▶ WORK ITEM
Word for word, restate every line from the one with "const bool above" through the end of the records below, both included, and add nothing.

▶ RECORDS PROVIDED
template <bool HITS>
__device__ __forceinline__ void apply_rows(LaneLds *L, const ApplyJob &J, int lane, uint64_t row0, uint32_t nrows) {
  const uint32_t ns = (uint32_t)J.n_shards;
  constexpr int U = SLK_APPLY_ROWS;
  for (uint32_t b = 0; b < nrows; b += U) {
    uint64_t at[U];
    bool in[U];
#pragma unroll
    for (int u = 0; u < U; u++) {
      in[u] = false;
      at[u] = 0;
      if (b + u < nrows) {
        uint32_t off = 0;
        for (uint32_t sh = 0; sh < ns; sh++) {
          const uint4 e = J.batch_log[(row0 + b + u) * ns + sh];
          const uint32_t cnt = e.z;
          if (cnt == 0) continue;
          if ((uint32_t)lane >= off && (uint32_t)lane < off + cnt) {
            in[u] = true;
            const uint32_t i = (uint32_t)lane - off;
            at[u] = (uint64_t)sh * J.cap + (i < e.w ? e.x + i : e.y + (i - e.w));
          }
          off += cnt;
        }
      }
    }
    uint32_t meta[U];
    int32_t taxon[U];
#pragma unroll
    for (int u = 0; u < U; u++) {
      meta[u] = in[u] ? SLK_STREAM_LOAD(&J.send_meta[at[u]]) : 0u;
      taxon[u] = in[u] ? SLK_STREAM_LOAD(&J.taxa[at[u]]) : 0;
    }
#pragma unroll
    for (int u = 0; u < U; u++) {
      if (b + u < nrows) {
        int32_t t = taxon[u];
        if (in[u]) {
          if (HITS) {
            const uint64_t hat = L->rb[meta[u] & 63] + (meta[u] >> 20);
            J.A.span_taxon[hat] = t;
            J.A.span_meta[hat] = pack_meta((int32_t)((meta[u] >> 7) & 0x1FFF), 1, (meta[u] >> 6) & 1);
          }
          if (J.to_dense != nullptr && t > 0) t = t < J.n_to_dense ? J.to_dense[t] : 0;
        }
        fold_hit<false>(L, nullptr, in[u], meta[u], t);
      }
    }
    wave_sync();
  }
}

template <bool HITS>
__device__ __forceinline__ void emit_batch(LaneLds *L, const FusedArgs &A, const ShardIO &S, const ApplyJob &J, int qhead, int cnt, int lane,
                                           uint64_t row, uint64_t tile, uint32_t &ch_pos, uint32_t &ch_end, uint32_t &side_j, uint64_t &side_key, int dbg) {
  SLK_TUNE(if (dbg & 256) return;)
  const bool in = lane < cnt;
  const int qi = (qhead + lane) & (QCAP - 1);
  const uint64_t key = L->q_key[qi];
  const uint32_t meta = L->q_meta[qi] | (HITS ? (uint32_t)L->q_ord[qi] << 20 : 0u);
  const uint32_t ns = (uint32_t)S.n_shards;
  const uint32_t g = ns == 1 ? 0u : shard_owner(key, ns);
  uint32_t mycount = 0, rank = 0;
  for (uint32_t sh = 0; sh < ns; sh++) {
    const uint64_t m = __ballot(in && g == sh);
    if ((uint32_t)lane == sh) mycount = (uint32_t)__popcll(m);
    if (g == sh) rank = __builtin_amdgcn_mbcnt_hi((uint32_t)(m >> 32), __builtin_amdgcn_mbcnt_lo((uint32_t)m, 0));
  }
  const uint32_t pos = ch_pos, room = ch_end - ch_pos;
  const bool need = (uint32_t)lane < ns && mycount > room;
  unsigned long long got = 0;
  if (need) got = atomicAdd(&S.cursors[lane], (unsigned long long)S.chunk);
  if (side_j < S.side_per_tile) {
    const uint64_t batch = tile * S.side_per_tile + side_j;
    const uint64_t k_now = side_key;
    side_j++;
    if (side_j < S.side_per_tile) side_key = side_load(S, batch + 1, lane);
    side_probe(L, A.T, S, lane, batch, k_now, dbg);
  }
  uint32_t fresh = 0xFFFFFFFFu;
  if (need) {
    if (got + S.chunk <= S.cap) fresh = (uint32_t)got;
    else atomicOr(A.status, 2);
  }
  if ((uint32_t)lane < ns) {
    S.batch_log[row * ns + (uint32_t)lane] = make_uint4(pos, fresh, mycount, room);
    if (need) { ch_pos = fresh == 0xFFFFFFFFu ? 0u : fresh + (mycount - room); ch_end = fresh == 0xFFFFFFFFu ? 0u : fresh + S.chunk; }
    else ch_pos = pos + mycount;
  }
  const uint32_t gpos = (uint32_t)__shfl((int)pos, (int)g), groom = (uint32_t)__shfl((int)room, (int)g), gfresh = (uint32_t)__shfl((int)fresh, (int)g);
  if (in) {
    const bool tail = rank >= groom;
    if ((!tail || gfresh != 0xFFFFFFFFu) && !SLK_TUNE_ON(32)) {
      const uint64_t at = (uint64_t)g * S.cap + (tail ? gfresh + (rank - groom) : gpos + rank);
      SLK_STREAM_STORE(&S.send_keys[at], (int64_t)key);
      SLK_STREAM_STORE(&S.send_meta[at], meta);
    }
  }
  wave_sync();
}

#ifndef SLK_PACKED_STREAM
#define SLK_PACKED_STREAM 1
#endif
#ifndef SLK_PACK_ROUNDS
#define SLK_PACK_ROUNDS 2
#endif
constexpr uint32_t PACK_MAX_SPAN = 10880;
constexpr uint32_t PACK_WORDS = PACK_MAX_SPAN / 16 + 1;
constexpr int PACK_LOADS = (PACK_MAX_SPAN + 1023) / 1024;
static_assert((size_t)PACK_WORDS * 6 <= (size_t)(SBLK - 1) * 64 * 16, "the packed tile lives in the lane-wise stream's LDS slots");
__device__ __forceinline__ void pack16(const uint4 v, uint32_t &codes, uint32_t &valid) {
  const uint32_t VM = (1u << 1) | (1u << 3) | (1u << 7) | (1u << 20) | (1u << 21);
  const uint32_t w[4] = {v.x, v.y, v.z, v.w};
  codes = 0; valid = 0;
#pragma unroll
  for (int d = 0; d < 4; d++) {
    uint32_t t = (w[d] >> 1) & 0x03030303u;
    t ^= (t >> 1) & 0x01010101u;
    t = (t | (t >> 6) | (t >> 12) | (t >> 18)) & 0xFFu;
    codes |= t << (8 * d);
#pragma unroll
    for (int b = 0; b < 4; b++) {
      const uint32_t c = (w[d] >> (8 * b)) & 0xFFu;
      const uint32_t ok = (((c & 0xC0u) == 0x40u) ? 1u : 0u) & (VM >> (c & 31u));
      valid |= (ok & 1u) << (4 * d + b);
    }
  }
}
__device__ __forceinline__ uint2 packed_take(const uint32_t *pcodes, const uint16_t *pvalid, uint32_t s) {
  const uint32_t wi = s >> 4, bo = s & 15u;
  const uint64_t c64 = (uint64_t)pcodes[wi] | ((uint64_t)pcodes[wi + 1] << 32);
  const uint32_t v32 = (uint32_t)pvalid[wi] | ((uint32_t)pvalid[wi + 1] << 16);
  return make_uint2((uint32_t)(c64 >> (2 * bo)), (v32 >> bo) & 0xFFFFu);
}

#ifndef SLK_LANE_WPS
#define SLK_LANE_WPS 0
#endif
#if SLK_LANE_WPS > 0
#define LANE_BOUNDS __launch_bounds__(LW * 64, SLK_LANE_WPS)
#else
#define LANE_BOUNDS __launch_bounds__(LW * 64) __attribute__((amdgpu_waves_per_eu(4)))
#endif

__device__ __forceinline__ int route_by_length(uint64_t len, uint32_t long_max, uint32_t b0, uint32_t b1, uint32_t b2, uint32_t seg_min_len,
                                               uint32_t wave_min, uint32_t wave_ratio_q10) {
  if (long_max != 0 && len <= long_max) return (len > b0) + (len > b1) + (len > b2);
  if (seg_min_len != 0 && len >= seg_min_len) return HandOn::SEG;
  int c = HandOn::WAVE_CLASSES - 1;
  for (uint64_t b = ((uint64_t)wave_min * wave_ratio_q10) >> 10; c > 0 && len >= b; b = (b * wave_ratio_q10) >> 10) c--;
  return HandOn::WAVE0 + c;
}
__device__ __attribute__((noinline)) void hand_on(unsigned long long *hdr, uint32_t *lists, uint64_t stride, uint64_t long_cap, uint32_t long_max,
                                                  uint32_t b0, uint32_t b1, uint32_t b2, uint32_t seg_min_len, uint32_t wave_min,
                                                  uint32_t wave_ratio_q10, const uint64_t *offsets, const uint64_t *mate_offsets, bool dfr,
                                                  bool too_long, uint64_t r, int lane, bool from_long) {
  const uint64_t DM = __ballot(dfr);
  int route = from_long ? HandOn::LATE : HandOn::REST;
  if (!from_long && dfr && too_long) {
    uint64_t len = offsets[r + 1] - offsets[r];
    if (mate_offsets) len += mate_offsets[r + 1] - mate_offsets[r];
    route = route_by_length(len, long_max, b0, b1, b2, seg_min_len, wave_min, wave_ratio_q10);
  }
  if (!from_long && lane == 0) atomicAdd(&hdr[HandOn::HANDED], (unsigned long long)__popcll(DM));
  for (int l = from_long ? HandOn::LATE : 0; l <= HandOn::LATE; l++) {
    const uint64_t M = __ballot(dfr && route == l);
    if (M == 0) continue;
    const int leader = __ffsll((long long)M) - 1;
    unsigned long long at = 0;
    if (lane == leader) at = atomicAdd(&hdr[HandOn::count_word(l)], (unsigned long long)__popcll(M));
    at = readlane64(at, leader);
    if (dfr && route == l)
      lists[HandOn::list_at(l, stride, long_cap) + at + __builtin_amdgcn_mbcnt_hi((uint32_t)(M >> 32), __builtin_amdgcn_mbcnt_lo((uint32_t)M, 0))] = (uint32_t)r;
  }
}

__global__ void __launch_bounds__(256) route_kernel(FusedArgs A) {
  constexpr int PER = 8, NL = HandOn::LISTS;
  __shared__ uint32_t cnt[NL];
  __shared__ unsigned long long base[NL];
  const uint64_t chunk = 256 * PER, chunks = (A.R + chunk - 1) / chunk;
  for (uint64_t c = blockIdx.x; c < chunks; c += gridDim.x) {
    if (threadIdx.x < NL) cnt[threadIdx.x] = 0;
    __syncthreads();
    int route[PER];
    uint32_t rank[PER];
#pragma unroll
    for (int j = 0; j < PER; j++) {
// ... 87 lines not shown
          if (x == 0) { x = 1; nx = tax_node(A.nodes, A.ntax, 1); }
          maxTaxon = x; m_in = nx.y; m_out = nx.z;
        }
      }
    }
  }
  for (int32_t c = 0; c < A.C; c++) {
    const double required = ceil(__dmul_rn(A.thr.v[c], (double)total));
    int32_t mt = maxTaxon;
    if (D < 2 || SLK_TUNE_ON(16)) {
      if ((double)c0 < required) mt = 0;
    } else {
      uint32_t cin = m_in, cout = m_out;
      uint4 cur = make_uint4(0, 0, 0, 0);
      bool have_cur = false;
      while (mt != 0) {
        int32_t ms = 0;
        bool side = false;
        int up = -1;
        uint32_t up_in = 0;
        for (int j = 0; j < D; j++) {
          const uint32_t jin = tin[j * 64 + lane], jout = tout[j * 64 + lane];
          const bool inside = cin <= jin && jin <= cout;
          ms += inside ? ENT_COUNT(j) : 0;
          const bool above = !inside && jin <= cin && cin <= jout;
          side = side || (!inside && !above);
          if (above && (up < 0 || jin > up_in)) { up = j; up_in = jin; }
        }
        if ((double)ms >= required) break;
        if (ms == sum_all) { mt = 0; break; }
        if (!side) {
          mt = ENT_TAXON(up); cin = up_in; cout = tout[up * 64 + lane];
          have_cur = false;
        } else {
          if (!have_cur) cur = tax_node(A.nodes, A.ntax, mt);
          mt = (int32_t)cur.x;
          if (mt != 0) { cur = tax_node(A.nodes, A.ntax, mt); have_cur = true; cin = cur.y; cout = cur.z; }
        }
      }
    }
    bool classified = (mt != 0) && (nd >= A.min_hit_groups);
    A.out_taxon[(uint64_t)c * A.out_stride + r] = classified ? ext_taxon(A.T, mt) : 0;
    A.out_classified[(uint64_t)c * A.out_stride + r] = classified ? 1 : 0;
  }
#undef ENT_TAXON
#undef ENT_COUNT
  if (A.out_nd) A.out_nd[r] = nd;
  if (A.out_tk) A.out_tk[r] = total;
  if (A.out_nh) A.out_nh[r] = nhits;
  if (HITS) A.span_count[r] = nhits;
  if (A.out_np) A.out_np[r] = np;
}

▶ EXERCISE ANSWER
          const bool above = !inside && jin <= cin && cin <= jout;
          side = side || (!inside && !above);
          if (above && (up < 0 || jin > up_in)) { up = j; up_in = jin; }
        }
        if ((double)ms >= required) break;
        if (ms == sum_all) { mt = 0; break; }
        if (!side) {
          mt = ENT_TAXON(up); cin = up_in; cout = tout[up * 64 + lane];
          have_cur = false;
        } else {
          if (!have_cur) cur = tax_node(A.nodes, A.ntax, mt);
          mt = (int32_t)cur.x;
          if (mt != 0) { cur = tax_node(A.nodes, A.ntax, mt); have_cur = true; cin = cur.y; cout = cur.z; }
        }
      }
    }
    bool classified = (mt != 0) && (nd >= A.min_hit_groups);
    A.out_taxon[(uint64_t)c * A.out_stride + r] = classified ? ext_taxon(A.T, mt) : 0;
    A.out_classified[(uint64_t)c * A.out_stride + r] = classified ? 1 : 0;
  }
#undef ENT_TAXON
#undef ENT_COUNT
  if (A.out_nd) A.out_nd[r] = nd;
  if (A.out_tk) A.out_tk[r] = total;
  if (A.out_nh) A.out_nh[r] = nhits;
  if (HITS) A.span_count[r] = nhits;
  if (A.out_np) A.out_np[r] = np;
}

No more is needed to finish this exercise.